No company can make above-average profits for ever - just look at Sainsbury, says Andrew Loudon. So how long can Asda remain the best investment prospect?
To the casual reader of the financial pages, J Sainsbury must seem to be on its last legs. For the past few years, investors have had nothing but dark words for the supermarket chain. Profit warnings, management crises and calls for the head of its chairman, David Sainsbury, have created the impression that 'everybody's favourite ingredient' is past its sell-by date.
Nothing could be further from the truth. True, Sainsbury has been doing less well than its rivals. Arch-enemy Tesco has overtaken it in terms of both market share and stock-market value. But Sainsbury remains one of the most successful and profitable retailers in the country.
The graph supports that view. It shows the share price performance of Sainsbury, Tesco and Asda, relative to the stock market, over the past 20 years. The most striking fact is that, since 1977, Sainsbury and Tesco have delivered almost identical returns to their shareholders. The graph is also a classic illustration of the often forgotten investment adage that, over time, everything reverts to the mean, that is, without large barriers to entry, no company can make above-average levels of profit for ever.

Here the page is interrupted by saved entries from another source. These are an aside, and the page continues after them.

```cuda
static int launch(const agcn_plan* plan, CtArgs a, bool forward, cudaStream_t st_small, cudaStream_t st_mid) {
  static std::once_flag once;
  static int once_rc = AGCN_OK;
  const size_t smem_tile = smem_bytes(128, AGCN_FUSE_LCAP, true);
  const int mid_rows = (AGCN_SMALL_MAX + 31) / 32 * 32;
  const size_t smem_mid = smem_bytes(mid_rows, AGCN_SMALL_MAX * (AGCN_SMALL_MAX | 1), false);
  std::call_once(once, [&] {
    int rc;
    if ((rc = opt_in(cheb_tile_fwd_kernel<true, 2>, smem_tile))) once_rc = rc;
    if ((rc = opt_in(cheb_tile_bwd_kernel<true, 2>, smem_tile))) once_rc = rc;
    if ((rc = opt_in(cheb_tile_fwd_kernel<false, 5>, smem_mid))) once_rc = rc;
    if ((rc = opt_in(cheb_tile_bwd_kernel<false, 5>, smem_mid))) once_rc = rc;
  });
  if (once_rc) return once_rc;
  if (const Bucket* b = mid_bucket(plan)) {
    CtArgs t = a;
    t.tile_graphs = nullptr;
    t.order_start = b->start;
    t.rows = mid_rows;
    t.lfloats = AGCN_SMALL_MAX * (AGCN_SMALL_MAX | 1);
    t.cpc = 1;
    t.groups = t.chunks;
    const unsigned grid = (unsigned)(b->count * t.chunks);
    {
      ProfScope prof(forward ? "ct::cheb_tile_fwd_kernel(mid)" : "ct::cheb_tile_bwd_kernel(mid)", st_mid);
      if (forward)
        cheb_tile_fwd_kernel<false, 5><<<grid, 2 * mid_rows, smem_mid, st_mid>>>(t);
      else
        cheb_tile_bwd_kernel<false, 5><<<grid, 2 * mid_rows, smem_mid, st_mid>>>(t);
    }
    AGCN_LAUNCH_CHECK();
  }
  if (plan->ft_small_tiles > 0) {
    CtArgs t = a;
    t.tile_graphs = reinterpret_cast<const int4*>(plan->d_ft_entries);
    t.tile_gstart = plan->d_ft_gstart;
    t.rows = 128;
    t.lfloats = AGCN_FUSE_LCAP;
    int sms = 148, dev = 0;
    if (cudaGetDevice(&dev) == cudaSuccess) cudaDeviceGetAttribute(&sms, cudaDevAttrMultiProcessorCount, dev);
    t.cpc = 1;
    while (t.cpc < t.chunks && plan->ft_small_tiles * ((t.chunks + t.cpc - 1) / t.cpc) > 3 * sms) ++t.cpc;
    t.groups = (t.chunks + t.cpc - 1) / t.cpc;
    const unsigned grid = (unsigned)(plan->ft_small_tiles * t.groups);
    ProfScope prof(forward ? "ct::cheb_tile_fwd_kernel" : "ct::cheb_tile_bwd_kernel", st_small);
    if (forward)
      cheb_tile_fwd_kernel<true, 2><<<grid, 256, smem_tile, st_small>>>(t);
    else
      cheb_tile_bwd_kernel<true, 2><<<grid, 256, smem_tile, st_small>>>(t);
  }
  if (plan->ft_small_tiles > 0) AGCN_LAUNCH_CHECK();
  return AGCN_OK;
}

}

void cheb_debug_set(void* d_buf) { ct::g_dbg = reinterpret_cast<unsigned long long*>(d_buf); }

bool cheb_tiles_has_mid(const agcn_plan* plan) { return ct::mid_bucket(plan) != nullptr; }

int cheb_tiles_forward(const agcn_plan* plan, const float* X, const float* L, int add_identity, int F, int K, float* T,
                       cudaStream_t st_small, cudaStream_t st_mid, int transL) {
  if (K < 2) return AGCN_OK;
  ct::CtArgs a = ct::base_args(plan, L, add_identity, F, K);
  a.transL = transL;
  a.X = X; a.T = T; a.tslice = (long long)plan->R * F;
  return ct::launch(plan, a, true, st_small, st_mid);
}

int cheb_tiles_backward(const agcn_plan* plan, const float* G, const float* L, int add_identity, int F, int K, float* dX,
                        cudaStream_t st_small, cudaStream_t st_mid) {
  if (K < 2) return AGCN_OK;
  ct::CtArgs a = ct::base_args(plan, L, add_identity, F, K);
  a.G = G; a.gslice = (long long)plan->R * F; a.dX = dX;
  return ct::launch(plan, a, false, st_small, st_mid);
}

}
```

adaptive-graph-convolutional-network_b200/csrc/agcn_internal.cuh:

```cuda
#pragma once
#include <cuda_runtime.h>
#include <stdint.h>

#include <atomic>
#include <string>
#include <vector>

#include "agcn_sgcll.h"

#define AGCN_SMALL_MAX 144
#define AGCN_CHEB_SMALL_MAX 144
#define AGCN_FUSE_MAX_N 64
#define AGCN_FUSE_LCAP 8320
#define AGCN_MID_TILED_MIN 32
#define AGCN_DEGREE_FLOOR 8.271806125530277e-25f

namespace agcn {

#ifdef __CUDACC__
__device__ __forceinline__ float tf32_rn(float x) {
  uint32_t r;
  asm("cvt.rna.tf32.f32 %0, %1;\n" : "=r"(r) : "f"(x));
  return __uint_as_float(r);
}
// ... 178 lines not shown
  const float* beta = nullptr;
  float* T = nullptr;
  float* Lall = nullptr;
  float* Lall_out = nullptr;
  float* resL = nullptr;
  float* resW = nullptr;
  float* dist = nullptr;
  float* dis = nullptr;
  float* stats = nullptr;
  const float* G = nullptr;
  const float* dLall_in = nullptr;
  float* dX = nullptr;
  float* dL = nullptr;
  int dl_parts = 1;
  int64_t dl_stride = 0;
  float* dLprev = nullptr;
  float* dXW = nullptr;
  float* dalpha_part = nullptr;
  float* dbeta_part = nullptr;
  float* big_work = nullptr;
};
bool literal_shortcut(int variant, int lap_mode);
int graph_build_laplacian(const GraphArgs& a, bool need_W, cudaStream_t st);
int graph_chebyshev_fwd(const GraphArgs& a, cudaStream_t st, int above_n = 0);
int graph_recurrence_bwd(const GraphArgs& a, bool need_dL, cudaStream_t st, int above_n = 0);
int graph_laplacian_bwd(const GraphArgs& a, cudaStream_t st);
int reduce_scalar_parts(const float* parts, int B, float* out, cudaStream_t st);
int large_chebyshev_fwd(const GraphArgs& a, cudaStream_t st);
int large_recurrence_bwd(const GraphArgs& a, float* G, bool big_only, cudaStream_t st);
size_t big_work_floats(const agcn_plan* plan, bool full);
int big_build_laplacian(const GraphArgs& a, bool need_W, float* big_work, cudaStream_t st);
int big_dL(const GraphArgs& a, const float* U, cudaStream_t st);
int big_laplacian_bwd(const GraphArgs& a, float* big_work, cudaStream_t st);
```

Which is precisely what happened to Sainsbury. Under Lord Sainsbury, the group built a seemingly unassailable market position, pioneering concepts like own-brand products and out-of-town superstores. Eventually, however, planning permissions for superstores dried up, Tesco lined its shelves with Sainsbury quality own label, and Sainsbury's lofty stock-market rating became a sitting duck.
Wielding the shotgun was Tesco's Ian (now Lord) MacLaurin. From the moment he convinced his board to stop luring shoppers with Green Shield stamps, his aim was to move away from its founding pile-it-high, sell-it-cheap approach and pinch Sainsbury's clothes.
Sainsbury had nowhere to go. Yes, it made mistakes. It dabbled with price competition; it got distracted by acquisitions in the US; and having thumbed its nose at Tesco's loyalty card it was finally forced to introduce its own. But given the gulf that existed between Sainsbury and its rivals in the early '80s, it's hard to see how the company could have prevented it from narrowing.
All this shows that it's much easier for a poorly-performing company to become better, than for an exceptional one to stay miles ahead. For an example, look no further than Asda. On a 20-year view, it looks a sorry also-ran. But over the past five years, Asda has been by far the best investment of the three. Archie Norman's feat of turning a poorly-managed, debt-laden basket case into a fit competitor has produced a 450% gain for shareholders, against Tesco's 100% and Sainsbury's minus 7%. Now Asda faces the challenge of what to do next.
One thing is certain: like Sainsbury, it will not outperform for ever. The art of investment is deciding for how long it can.